WORK ORDER:
Would you please return the lines of the entries below starting at the line that has "if (cap < SC_GRAN)" and ending at the line that has "uint64_t win_m2, win_maxfast;", both included, exactly as they are?

THE DATA:
static void radix_window_insert_impl(
    torch::Tensor keys,
    torch::Tensor ts,
    c10::optional<torch::Tensor> vals,
    torch::Tensor tkeys,
    torch::Tensor tvals,
    torch::Tensor max_ts,
    torch::Tensor error_flag,
    torch::Tensor gcursors,
    torch::Tensor ev_packed,
    torch::Tensor ev_vals,
    torch::Tensor ov_cursor,
    torch::Tensor ov_packed,
    torch::Tensor ov_vals,
    int64_t align_ms,
    int64_t len_ms,
    int64_t mode,
    int64_t ts_base,
    int64_t region_bits,
    int64_t off_ms,
    std::vector<int64_t> seg_counts,
    std::vector<int64_t> seg_bases,
    const LateSink* late) {
  if (off_ms <= 0) off_ms = len_ms;
  TORCH_CHECK(off_ms <= len_ms, "window offset must be <= length");
  check_dev(keys, torch::kInt32, "keys");
  bool seg32 = !seg_counts.empty();
  bool ts32 = ts.scalar_type() == torch::kInt32;
  if (seg32) {
    TORCH_CHECK(seg_counts.size() == seg_bases.size(),
                "seg_counts/seg_bases length mismatch");
    check_dev(ts, torch::kInt32, "ts32");
  } else if (!ts32) {
    check_dev(ts, torch::kInt64, "ts");
  }
  int64_t n = keys.numel();
  int64_t nslots = tkeys.numel();
  TORCH_CHECK((nslots & (nslots - 1)) == 0, "table size must be 2^k");
  TORCH_CHECK(region_bits > 0, "radix path requires region_bits > 0");
  TORCH_CHECK(region_bits <= 12, "region_bits > 12 exceeds the LDS "
              "budget of the aggregation kernel (16 B/slot)");
  int64_t nb = nslots >> region_bits;
  TORCH_CHECK(nb >= 1 && nb <= 8192, "region count out of range");
  TORCH_CHECK(gcursors.numel() >= nb, "gcursors too small");
  const int64_t* vptr = nullptr;
  if (mode == AGG_SUM) {
    TORCH_CHECK(vals.has_value(), "sum mode requires vals");
    vptr = vals->data_ptr<int64_t>();
  }
  if (n == 0) return;
  auto stream = at::hip::getCurrentHIPStream();
  uint64_t mask = (uint64_t)(nslots - 1);
  dim3 block(256);
  dim3 grid(n_blocks(n, 256));

  ScatterKind kind = scatter_kind_env();
  int64_t xf = off_ms < len_ms ? (len_ms + off_ms - 1) / off_ms : 1;
  TORCH_CHECK(xf <= 64, "sliding expansion > 64x; use a larger offset");
  if (kind == SCAT_DIRECT && xf > 1) kind = SCAT_FIXED;
  if (late != nullptr && kind == SCAT_DIRECT) kind = SCAT_FIXED;
  int coarse = scatter_coarse_bits(kind);
  int seg_bits = (int)region_bits + coarse;
  int64_t nseg = nslots >> seg_bits;
  size_t staged_lds = (size_t)nseg * SC_GRAN * 8 *
                          (mode == AGG_SUM ? 2 : 1) +
                      4 * (size_t)nseg * sizeof(int);
  const size_t late_lds = late != nullptr ? 2 * sizeof(int) : 0;
  while (kind == SCAT_STAGED &&
         (nseg < 1 || staged_lds + late_lds > 160 * 1024 ||
          seg_bits > 13)) {
    if (coarse > 0 && seg_bits > 13) {
      coarse -= 1;
    } else {
      kind = SCAT_FIXED;
      coarse = 0;
    }
    seg_bits = (int)region_bits + coarse;
    nseg = nslots >> seg_bits;
    staged_lds = (size_t)nseg * SC_GRAN * 8 * (mode == AGG_SUM ? 2 : 1) +
                 4 * (size_t)nseg * sizeof(int);
  }
  if (seg_bits > 13) {
    coarse = 0;
    seg_bits = (int)region_bits;
    nseg = nb;
  }
  int64_t cap = ev_packed.numel() / nseg;
  if (kind == SCAT_STAGED) {
    cap &= ~(int64_t)(SC_GRAN - 1);
    if (cap < SC_GRAN) {
      kind = SCAT_FIXED;
      coarse = 0;
      seg_bits = (int)region_bits;
      nseg = nb;
      cap = ev_packed.numel() / nseg;
    }
  }
  TORCH_CHECK(cap * nseg >= 2 * n * xf || cap >= n * xf,
              "scatter buffers too small (need ~2x batch x expansion)");
  if (mode == AGG_SUM) {
    TORCH_CHECK(ev_vals.numel() >= nseg * cap, "ev_vals too small");
  }
  gcursors.narrow(0, 0, nseg).zero_();
  ov_cursor.zero_();
  size_t hist_lds = (size_t)nseg * sizeof(int);

  int env_blocks = 0;
  if (const char* sb = std::getenv("BYTEWAX_SCATTER_BLOCKS")) {
    int v = atoi(sb);
    if (v > 0) env_blocks = v;
  }

  struct Seg {
    int64_t off, n, base;
  };
  std::vector<Seg> segs;
  if (seg32) {
    int64_t off = 0;
    for (size_t i = 0; i < seg_counts.size(); ++i) {
      if (seg_counts[i] > 0) segs.push_back({off, seg_counts[i], seg_bases[i]});
      off += seg_counts[i];
    }
    TORCH_CHECK(off == n, "segment counts must sum to batch length");
  } else {
    segs.push_back({0, n, ts_base});
  }

  uint64_t win_m2, win_maxfast;
  magic_div_u64(off_ms, &win_m2, &win_maxfast);
  unsigned scat_threads = 256;
  auto scat = [&](auto kern, auto tsptr, const Seg& sg, unsigned gx,
                  size_t lds, auto... extra) {
    hipLaunchKernelGGL(
        kern, dim3(gx), dim3(scat_threads), lds, stream,
        keys.data_ptr<int32_t>() + sg.off, tsptr + sg.off,
        vptr != nullptr ? vptr + sg.off : nullptr, sg.n, align_ms, len_ms,
        off_ms, sg.base, mask, seg_bits, cap, gcursors.data_ptr<int32_t>(),
        (uint64_t*)ev_packed.data_ptr<int64_t>(),
        mode == AGG_SUM ? ev_vals.data_ptr<int64_t>() : nullptr,
        ov_cursor.data_ptr<int32_t>(),
        (uint64_t*)ov_packed.data_ptr<int64_t>(),
        mode == AGG_SUM ? ov_vals.data_ptr<int64_t>() : nullptr,
        ov_packed.numel(),
        (unsigned long long*)max_ts.data_ptr<int64_t>(),
        error_flag.data_ptr<int32_t>(), win_m2, win_maxfast, extra...);
    HIP_CHECK(hipGetLastError());
  };
  auto scat_late = [&](auto tsptr, const Seg& sg) {
    using TSV = std::remove_const_t<std::remove_pointer_t<decltype(tsptr)>>;
    if (kind == SCAT_STAGED) {
      int sthreads = mode == AGG_COUNT ? 512 : 256;
      scat_threads = (unsigned)sthreads;
      unsigned gs =
          (unsigned)((sg.n * xf + sthreads * 16 - 1) / (sthreads * 16));
      if (gs > 1024u) gs = 1024u;
      if (gs < 1) gs = 1;
      if (mode == AGG_COUNT)
        scat((k_radix_scatter_staged<AGG_COUNT, TSV, 16, 512, true>), tsptr,
             sg, gs, staged_lds, late->cutoff, late->keys, late->ts,
             late->vals, late->n, late->cap);
      else
        scat((k_radix_scatter_staged<AGG_SUM, TSV, 16, 256, true>), tsptr,
             sg, gs, staged_lds, late->cutoff, late->keys, late->ts,
             late->vals, late->n, late->cap);
    } else {
      scat_threads = 256;
      unsigned gx = (unsigned)n_blocks(sg.n, 256);
      if (mode == AGG_COUNT)
        scat((k_radix_scatter_fixed<AGG_COUNT, TSV, true>), tsptr, sg, gx,
             2 * hist_lds, late->cutoff, late->keys, late->ts, late->vals,
             late->n, late->cap);
      else
        scat((k_radix_scatter_fixed<AGG_SUM, TSV, true>), tsptr, sg, gx,
             2 * hist_lds, late->cutoff, late->keys, late->ts, late->vals,
             late->n, late->cap);
    }
  };
  auto scat_any = [&](auto tsptr, const Seg& sg) {
    using TSV = std::remove_const_t<std::remove_pointer_t<decltype(tsptr)>>;
    if (late != nullptr) {
      scat_late(tsptr, sg);
      return;
    }
    unsigned gx = (unsigned)n_blocks(sg.n, 256);
    if (env_blocks > 0 && (unsigned)env_blocks < gx) gx = (unsigned)env_blocks;
    if (kind == SCAT_STAGED) {
      if (mode == AGG_COUNT) {
        launch_count_staged<TSV>(
            stream, keys.data_ptr<int32_t>() + sg.off, tsptr + sg.off, sg.n,
            xf, align_ms, len_ms, off_ms, sg.base, mask, seg_bits, nseg, cap,
            gcursors.data_ptr<int32_t>(),
            (uint64_t*)ev_packed.data_ptr<int64_t>(),
            ov_cursor.data_ptr<int32_t>(),
            (uint64_t*)ov_packed.data_ptr<int64_t>(), ov_packed.numel(),
            (unsigned long long*)max_ts.data_ptr<int64_t>(),
            error_flag.data_ptr<int32_t>(), win_m2, win_maxfast,
            false);
      } else {
        unsigned cap_gs = env_blocks > 0 ? (unsigned)env_blocks : 1024u;
        unsigned gs = (unsigned)((sg.n * xf + 256 * 16 - 1) / (256 * 16));
        if (gs > cap_gs) gs = cap_gs;
        if (gs < 1) gs = 1;
        scat_threads = 256;
        scat(k_radix_scatter_staged<AGG_SUM, TSV>, tsptr, sg, gs,
             staged_lds, NO_LATE_ARGS);
      }
    } else if (kind == SCAT_DIRECT) {
      scat_threads = 256;
      if (mode == AGG_COUNT)
        scat(k_radix_scatter_direct<AGG_COUNT, TSV>, tsptr, sg, gx, 0);
      else
        scat(k_radix_scatter_direct<AGG_SUM, TSV>, tsptr, sg, gx, 0);
    } else {
      scat_threads = 256;
      if (mode == AGG_COUNT)
        scat(k_radix_scatter_fixed<AGG_COUNT, TSV>, tsptr, sg, gx,
             2 * hist_lds, NO_LATE_ARGS);
      else
        scat(k_radix_scatter_fixed<AGG_SUM, TSV>, tsptr, sg, gx,
             2 * hist_lds, NO_LATE_ARGS);
    }
  };
  for (const Seg& sg : segs) {
    if (seg32 || ts32) scat_any(ts.data_ptr<int32_t>(), sg);
    else scat_any(ts.data_ptr<int64_t>(), sg);
  }

  size_t agg_lds = (size_t)16 << seg_bits;
  dim3 agg_block(seg_bits >= 12 ? 1024 : 256);
  auto agg = [&](auto kern) {
    hipLaunchKernelGGL(
        kern, dim3((unsigned)nseg), agg_block, agg_lds, stream,
        (const uint64_t*)ev_packed.data_ptr<int64_t>(),
        mode == AGG_SUM ? ev_vals.data_ptr<int64_t>() : nullptr,
        gcursors.data_ptr<int32_t>(), cap,
        (uint64_t*)tkeys.data_ptr<int64_t>(),
        (unsigned long long*)tvals.data_ptr<int64_t>(), mask,
        (int)region_bits, seg_bits, error_flag.data_ptr<int32_t>());
  };
  if (mode == AGG_COUNT) {
    launch_count_agg(
        stream, (const uint64_t*)ev_packed.data_ptr<int64_t>(),
        gcursors.data_ptr<int32_t>(), cap,
        (uint64_t*)tkeys.data_ptr<int64_t>(),
        (unsigned long long*)tvals.data_ptr<int64_t>(), mask,
        (int)region_bits, seg_bits, nseg, error_flag.data_ptr<int32_t>());
  } else {
    agg(k_radix_agg<AGG_SUM>);
  }

  auto ov = [&](auto kern) {
    hipLaunchKernelGGL(
        kern, dim3(64), dim3(256), 0, stream,
        (const uint64_t*)ov_packed.data_ptr<int64_t>(),
        mode == AGG_SUM ? ov_vals.data_ptr<int64_t>() : nullptr,
        ov_cursor.data_ptr<int32_t>(), ov_packed.numel(),
        (uint64_t*)tkeys.data_ptr<int64_t>(),
        (unsigned long long*)tvals.data_ptr<int64_t>(), mask,
        (int)region_bits, error_flag.data_ptr<int32_t>());
  };
  if (mode == AGG_COUNT) ov(k_overflow_agg<AGG_COUNT>);
  else ov(k_overflow_agg<AGG_SUM>);
}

SOLVED EXERCISE:
    if (cap < SC_GRAN) {
      kind = SCAT_FIXED;
      coarse = 0;
      seg_bits = (int)region_bits;
      nseg = nb;
      cap = ev_packed.numel() / nseg;
    }
  }
  TORCH_CHECK(cap * nseg >= 2 * n * xf || cap >= n * xf,
              "scatter buffers too small (need ~2x batch x expansion)");
  if (mode == AGG_SUM) {
    TORCH_CHECK(ev_vals.numel() >= nseg * cap, "ev_vals too small");
  }
  gcursors.narrow(0, 0, nseg).zero_();
  ov_cursor.zero_();
  size_t hist_lds = (size_t)nseg * sizeof(int);

  int env_blocks = 0;
  if (const char* sb = std::getenv("BYTEWAX_SCATTER_BLOCKS")) {
    int v = atoi(sb);
    if (v > 0) env_blocks = v;
  }

  struct Seg {
    int64_t off, n, base;
  };
  std::vector<Seg> segs;
  if (seg32) {
    int64_t off = 0;
    for (size_t i = 0; i < seg_counts.size(); ++i) {
      if (seg_counts[i] > 0) segs.push_back({off, seg_counts[i], seg_bases[i]});
      off += seg_counts[i];
    }
    TORCH_CHECK(off == n, "segment counts must sum to batch length");
  } else {
    segs.push_back({0, n, ts_base});
  }

  uint64_t win_m2, win_maxfast;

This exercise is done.